■ What the exercise asks
Find every line in the records below that holds the word "return", and copy it out.

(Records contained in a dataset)
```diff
+template <int W, int GU>
+DEV void ems_fill(uint8_t *buf, int n, int32_t m, int tid,
+                  const uint32_t (&v)[GU][EMS_ITER]) {
+#pragma unroll
+    for (int g = 0; g < GU * 4 / W; g++) {
+        if (g >= n) break;
+        const int32_t t = ems_keep(tid);
+#pragma unroll
+        for (int s = 0; s < EMS_ITER; s++) {
+            const int32_t e = t + s * EMS_THREADS;
+            if (e >= m) continue;
+            uint8_t *d = buf + ((size_t)g * PMH_TILE_MAX + e) * W;
+            if constexpr (W == 8)
+                *reinterpret_cast<uint64_t *>(d) =
+                    ((uint64_t)v[2 * g + 1][s] << 32) | v[2 * g][s];
+            else
+                *reinterpret_cast<uint32_t *>(d) = v[g][s];
+        }
+    }
+}
+
+template <typename L, typename S>
+DEV void ems_permute(const uint8_t *buf, const uint64_t *s_out, int p, int n,
+                     int64_t toff, int32_t count, int tid,
+                     const uint32_t (&wslot)[EMS_ITER / 2]) {
+    for (int g = 0; g < n; g++) {
+        const uint64_t ob =
+            uniform64(s_out[p + g] + (uint64_t)toff * sizeof(S));
+        const uint8_t *cb = buf + (size_t)g * PMH_TILE_MAX * sizeof(L);
+        const int32_t t = ems_keep(tid);
+#pragma unroll
+        for (int s = 0; s < EMS_ITER; s++) {
+            const int32_t j = t + s * EMS_THREADS;
+            if (j >= count) continue;
+            const L x = *reinterpret_cast<const L *>(
+                cb + (size_t)((ems_keep(wslot[s / 2]) >> (16 * (s & 1))) &
+                              0xffffu) *
+                         sizeof(L));
+            const uint64_t oa =
+                ob + (uint64_t)((uint32_t)t * (uint32_t)sizeof(S)) +
+                (uint64_t)(s * EMS_THREADS * (int)sizeof(S));
+            gstore<S>(oa, (S)x);
+        }
+    }
+}
+
+template <int KM, int GU>
+__attribute__((amdgpu_waves_per_eu(4))) __launch_bounds__(EMS_THREADS, 2)
+__global__
+void k_emit_stream(const DevCol *cols ,
+                   const uint8_t *col_dtype, int n_cols, int n_emit, int k,
+                   const int32_t *__restrict__ cuts,
+                   const int64_t *__restrict__ lens,
+                   const uint32_t *__restrict__ winners,
+                   const int32_t *__restrict__ tile_counts,
+                   const int64_t *__restrict__ tile_offsets, int64_t n_tiles,
+                   int64_t tile_rows, void *const *out_ptrs,
+                   int lds_budget) {
+    extern __shared__ uint64_t ems_smem[];
+    const int n_ent = k * n_cols;
+    uint64_t *s_addr = ems_smem;
+    uint64_t *s_out = s_addr + n_ent;
+    int *s_cnt = (int *)(s_out + n_cols);
+    uint16_t *s_bound = (uint16_t *)(s_cnt + 8);
+    uint8_t *s_pos = (uint8_t *)(s_bound + n_cols + 1);
+    uint8_t *s_cls = s_pos + n_cols;
+    uint8_t *s_clsp = s_cls + n_cols;
+    uint8_t *buf =
+        (uint8_t *)ems_smem + emit_stream_tables(k, n_cols);
+
+    const int tid = threadIdx.x;
+    auto dt_class = [](int dt) {
+        return dt == 1 ? 1
+               : dt == 2 ? 2
+               : (dt == 3 || dt == 5 || dt == 7) ? 4
+               : (dt == 4 || dt == 6) ? 8
+                                      : 0;
+    };
+    for (int c = tid; c < n_cols; c += EMS_THREADS)
+        s_cls[c] = c < n_emit ? dt_class(col_dtype[c]) : 0;
+    __syncthreads();
+    for (int c = tid; c < n_cols; c += EMS_THREADS) {
+        const int cls = s_cls[c];
+        int n_of[4] = {0, 0, 0, 0};
+        int before = 0;
+        for (int j = 0; j < n_cols; j++) {
+            const int cj = s_cls[j];
+#pragma unroll
+            for (int w = 0; w < 4; w++) n_of[w] += cj == (1 << w);
+            before += (j < c && cj == cls);
+        }
+        if (c == 0) {
+#pragma unroll
+            for (int w = 0; w < 4; w++) s_cnt[w] = n_of[w];
+        }
+        if (cls) {
+            int p = before;
+#pragma unroll
+            for (int w = 0; w < 3; w++) p += (1 << w) < cls ? n_of[w] : 0;
+            s_pos[c] = (uint8_t)p;
+            s_clsp[p] = (uint8_t)cls;
+            s_out[p] = (uint64_t)out_ptrs[c];
+        }
+    }
+    __syncthreads();
+    for (int e = tid; e < n_ent; e += EMS_THREADS) {
+        const int r = e / n_cols, c = e - r * n_cols;
+        if (!s_cls[c]) continue;
+        s_addr[r * n_cols + s_pos[c]] = cols[e].addr0;
+    }
+    if (tid == 0)
+        s_cnt[4] = esc_plan_groups(
+            s_clsp, nullptr, s_cnt[0] + s_cnt[1] + s_cnt[2] + s_cnt[3],
+            PMH_TILE_MAX, lds_budget, GU, GU / 2, s_bound);
+    __syncthreads();
+    const int ng = s_cnt[4];
+    int64_t tile = blockIdx.x;
+    if (ng <= 0 || tile >= n_tiles) return;
+
+    const int64_t wstride = tile_rows + PMH_MAX_RUNS;
+    EscTile<KM> ts;
+    uint32_t src[EMS_ITER];
+    uint32_t wraw[EMS_ITER], v[GU][EMS_ITER];
+    uint32_t wslot[EMS_ITER / 2];
+    int32_t count_n;
+    int64_t toff_n;
+    auto setup = [&](int64_t t) {
+        asm volatile("" : "+s"(t));
+        esc_tile_setup<KM>(cuts + t * k, cuts + (t + 1) * k, lens, k, ts);
+        count_n = tile_counts[t];
+        toff_n = tile_offsets[t];
+        const int32_t last = ts.mtotal > 0 ? ts.mtotal - 1 : 0;
+        const int32_t tk = ems_keep(tid);
+#pragma unroll
+        for (int s = 0; s < EMS_ITER; s++) {
+            const int32_t x = tk + s * EMS_THREADS;
+            int run;
+            uint32_t row;
+            esc_slot_source<KM>(ts, k, x < last ? x : last, &run, &row);
+            src[s] = ((uint32_t)run << PMH_ROW_BITS) | row;
+        }
+        const uint64_t wb = (uint64_t)(winners + t * wstride);
+        const uint32_t wlast = (uint32_t)wstride - 1;
+#pragma unroll
+        for (int s = 0; s < EMS_ITER; s++) {
+            const uint32_t j = (uint32_t)(tk + s * EMS_THREADS);
+            wraw[s] = gload<uint32_t>(wb + (j < wlast ? j : wlast) * 4u);
+        }
+    };
+    auto issue = [&](int gi) {
+        if (ts.mtotal <= 0) return;
+        const int p = s_bound[gi], n = s_bound[gi + 1] - p;
+        if (s_clsp[p] == 8) ems_load<8, GU>(s_addr, p, n, n_cols, src, v);
+        else ems_load<4, GU>(s_addr, p, n, n_cols, src, v);
+    };
+    setup(tile);
+    issue(0);
+    for (;;) {
+        const int32_t count = count_n;
+        const int64_t toff = toff_n;
+#pragma unroll
+        for (int s = 0; s < EMS_ITER; s += 2) {
+            const uint32_t lo = (uint32_t)esc_winner_slot<KM>(
+                ts, wraw[s] >> PMH_ROW_BITS, wraw[s] & PMH_ROW_MASK);
+            const uint32_t hi = (uint32_t)esc_winner_slot<KM>(
+                ts, wraw[s + 1] >> PMH_ROW_BITS, wraw[s + 1] & PMH_ROW_MASK);
+            wslot[s / 2] = (lo & 0xffffu) | (hi << 16);
+        }
+        const int64_t next = tile + gridDim.x;
+        for (int gi = 0; gi < ng; gi++) {
+            const int p = s_bound[gi], n = s_bound[gi + 1] - p;
+            const int cls = s_clsp[p];
+            if (cls == 8) ems_fill<8, GU>(buf, n, ts.mtotal, tid, v);
+            else ems_fill<4, GU>(buf, n, ts.mtotal, tid, v);
+            if (gi + 1 < ng) {
+                issue(gi + 1);
+            } else if (next < n_tiles) {
+                setup(next);
+                issue(0);
+            }
+            __syncthreads();
+            if (cls == 1)
+                ems_permute<int32_t, int8_t>(buf, s_out, p, n, toff,
+                                                 count, tid, wslot);
+            else if (cls == 2)
+                ems_permute<int32_t, int16_t>(buf, s_out, p, n, toff,
+                                                  count, tid, wslot);
+            else if (cls == 4)
+                ems_permute<int32_t, int32_t>(buf, s_out, p, n, toff,
+                                                  count, tid, wslot);
+            else
+                ems_permute<int64_t, int64_t>(buf, s_out, p, n, toff,
+                                                  count, tid, wslot);
+            __syncthreads();
+        }
+        if (next >= n_tiles) break;
+        tile = next;
+    }
+}
+
 __global__ void k_composite(const DevCol *keys, int nk, uint64_t shifts,
                             uint64_t bits, int64_t rows, int64_t *ckey) {
     const int64_t stride = (int64_t)gridDim.x * blockDim.x;
@@ -4423,9 +4666,13 @@
     return hipGetLastError();
 }
 
+static int g_last_emit_kernel = PMH_EMIT_NONE;
+int pmh_last_emit_kernel() { return g_last_emit_kernel; }
+
 hipError_t pmh_launch_emit(const DevCol *cols, const uint8_t *col_dtype,
-                           const uint8_t *col_nullable, int n_cols, int k,
-                           int n_desc, int contiguous,
+                           const uint8_t *col_nullable, int any_nullable,
+                           int n_cols, int k, int n_desc, int contiguous,
+                           const int32_t *cuts, const int64_t *lens,
                            const uint32_t *winners,
                            const int32_t *tile_counts,
                            const int64_t *tile_offsets, int64_t n_tiles,
@@ -4445,6 +4692,43 @@
     const bool contig = contiguous && n_desc >= 1 && n_cols <= 256 &&
                         lds <= EMIT_LDS_MAX &&
                         env_int("PMH_EMIT_LEGACY", 0) == 0;
+    const int64_t tables = emit_stream_tables(k, n_cols);
+    const bool streamed = contig && n_desc == k && !any_nullable &&
+                          tables <= EMIT_LDS_MAX && cuts && lens &&
+                          tile_rows == PMH_TILE_ROWS &&
+                          env_int("PMH_EMIT_STREAM", 1) != 0;
+    if (streamed) {
+        int64_t budget = env_int("PMH_EMIT_STREAM_LDS", (int)EMS_LDS_DEFAULT);
+        const int64_t col8 = (int64_t)PMH_TILE_MAX * 8;
+        if (budget < col8) budget = col8;
+        if (budget > EMS_LDS_DEFAULT) budget = EMS_LDS_DEFAULT;
+        if (budget > 64 * 1024 - tables) budget = 64 * 1024 - tables;
+        const int gu = budget >= 2 * col8 ? 4 : 2;
+        int64_t max_blocks = 4096;
+        if (const char *e = getenv("PMH_EMIT_STREAM_BLOCKS")) {
+            const long long v = atoll(e);
+            if (v >= 1 && v <= 65535) max_blocks = v;
+        }
+        const int blocks = n_tiles < max_blocks ? (int)n_tiles : (int)max_blocks;
+        const size_t bytes = (size_t)(tables + budget);
+        auto launch = [&](auto kern) {
+            hipLaunchKernelGGL(kern, dim3(blocks), dim3(EMS_THREADS), bytes,
+                               stream, cols, col_dtype, n_cols, n_emit, k,
+                               cuts, lens, winners, tile_counts, tile_offsets,
+                               n_tiles, tile_rows, out_ptrs, (int)budget);
+        };
+        auto launch_g = [&](auto km) {
+            constexpr int KM = decltype(km)::value;
+            if (gu == 2) launch(k_emit_stream<KM, 2>);
+            else launch(k_emit_stream<KM, 4>);
+        };
+        if (k <= 8) launch_g(std::integral_constant<int, 8>{});
+        else if (k <= 16) launch_g(std::integral_constant<int, 16>{});
+        else launch_g(std::integral_constant<int, PMH_MAX_RUNS>{});
+        g_last_emit_kernel = PMH_EMIT_STREAM;
+        return hipGetLastError();
+    }
+    g_last_emit_kernel = contig ? PMH_EMIT_CONTIG : PMH_EMIT_PAGED;
     if (contig) {
         auto launch = [&](auto kern) {
             hipLaunchKernelGGL(kern, dim3(grid), dim3(EMIT_THREADS), (size_t)lds,
diff --git a/paimon_amd/csrc/plan.cpp b/paimon_amd/csrc/plan.cpp
--- a/paimon_amd/csrc/plan.cpp
+++ b/paimon_amd/csrc/plan.cpp
@@ -3592,6 +3592,8 @@
     }
     int64_t n_tiles_eff = sec.n_tiles;
     int64_t rows_eff = sec.total_rows;
+    int any_nullable = 0;
+    for (bool nb : p->col_nullable) any_nullable |= nb ? 1 : 0;
     if (sec.hier) {
         const int nb = (int)sec.blo.size();
         k = nb;
@@ -3617,7 +3619,8 @@
             if (hb != hipSuccess) return fail("hier scan", hb);
             hb = pmh_launch_emit(sec.rall + (size_t)lo * n_cols,
                                  p->hier_dtype_dev, p->col_nullable_dev,
-                                 n_cols, kb, kb, sec.cols_contig,
+                                 any_nullable, n_cols, kb, kb,
+                                 sec.cols_contig, sec.cuts, sec.rlens + lo,
                                  sec.winners, sec.tile_counts,
                                  sec.tile_offsets, btiles, PMH_TILE_ROWS,
                                  sec.lens_dev + b, sec.bout_ptrs[b],
@@ -3770,9 +3773,10 @@
             p->out_valid_dev, st);
     } else {
         e = pmh_launch_emit(sec.all_cols, p->col_dtype_dev,
-                            p->col_nullable_dev, n_cols, k,
+                            p->col_nullable_dev, any_nullable, n_cols, k,
                             sec.hier ? k : k + sec.n_lookup,
-                            sec.hier || sec.cols_contig, sec.winners,
+                            sec.hier || sec.cols_contig, sec.cuts,
+                            sec.lens_dev, sec.winners,
                             sec.tile_counts, sec.tile_offsets, n_tiles_eff,
                             PMH_TILE_ROWS, sec.total_dev, p->out_ptrs_dev,
                             p->out_valid_dev, st);
@@ -4825,6 +4829,8 @@
     return 0;
 }
 
+int pmh_debug_last_emit_kernel(void) { return pmh_last_emit_kernel(); }
+
 int pmh_debug_partition(int k, const void *const *keys, const int64_t *lens,
                         int key_width, int64_t tile_rows, int mode,
                         int32_t *cuts_out) {
diff --git a/paimon_amd/reader.py b/paimon_amd/reader.py
--- a/paimon_amd/reader.py
+++ b/paimon_amd/reader.py
@@ -455,6 +455,16 @@
     return cuts
 
 
+EMIT_NONE, EMIT_PAGED, EMIT_CONTIG, EMIT_STREAM = 0, 1, 2, 3
+
+
+def debug_last_emit_kernel():
+    lib = load_lib()
+    lib.pmh_debug_last_emit_kernel.restype = ctypes.c_int
+    lib.pmh_debug_last_emit_kernel.argtypes = []
+    return int(lib.pmh_debug_last_emit_kernel())
+
+
 class Session:
     def __init__(self, device=0):
         self.lib = load_lib()
```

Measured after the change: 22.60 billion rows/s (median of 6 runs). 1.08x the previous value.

■ Written answer
+        return dt == 1 ? 1
+    if (ng <= 0 || tile >= n_tiles) return;
+        if (ts.mtotal <= 0) return;
     return hipGetLastError();
+int pmh_last_emit_kernel() { return g_last_emit_kernel; }
+        return hipGetLastError();
             if (hb != hipSuccess) return fail("hier scan", hb);
     return 0;
+int pmh_debug_last_emit_kernel(void) { return pmh_last_emit_kernel(); }
     return cuts
+    return int(lib.pmh_debug_last_emit_kernel())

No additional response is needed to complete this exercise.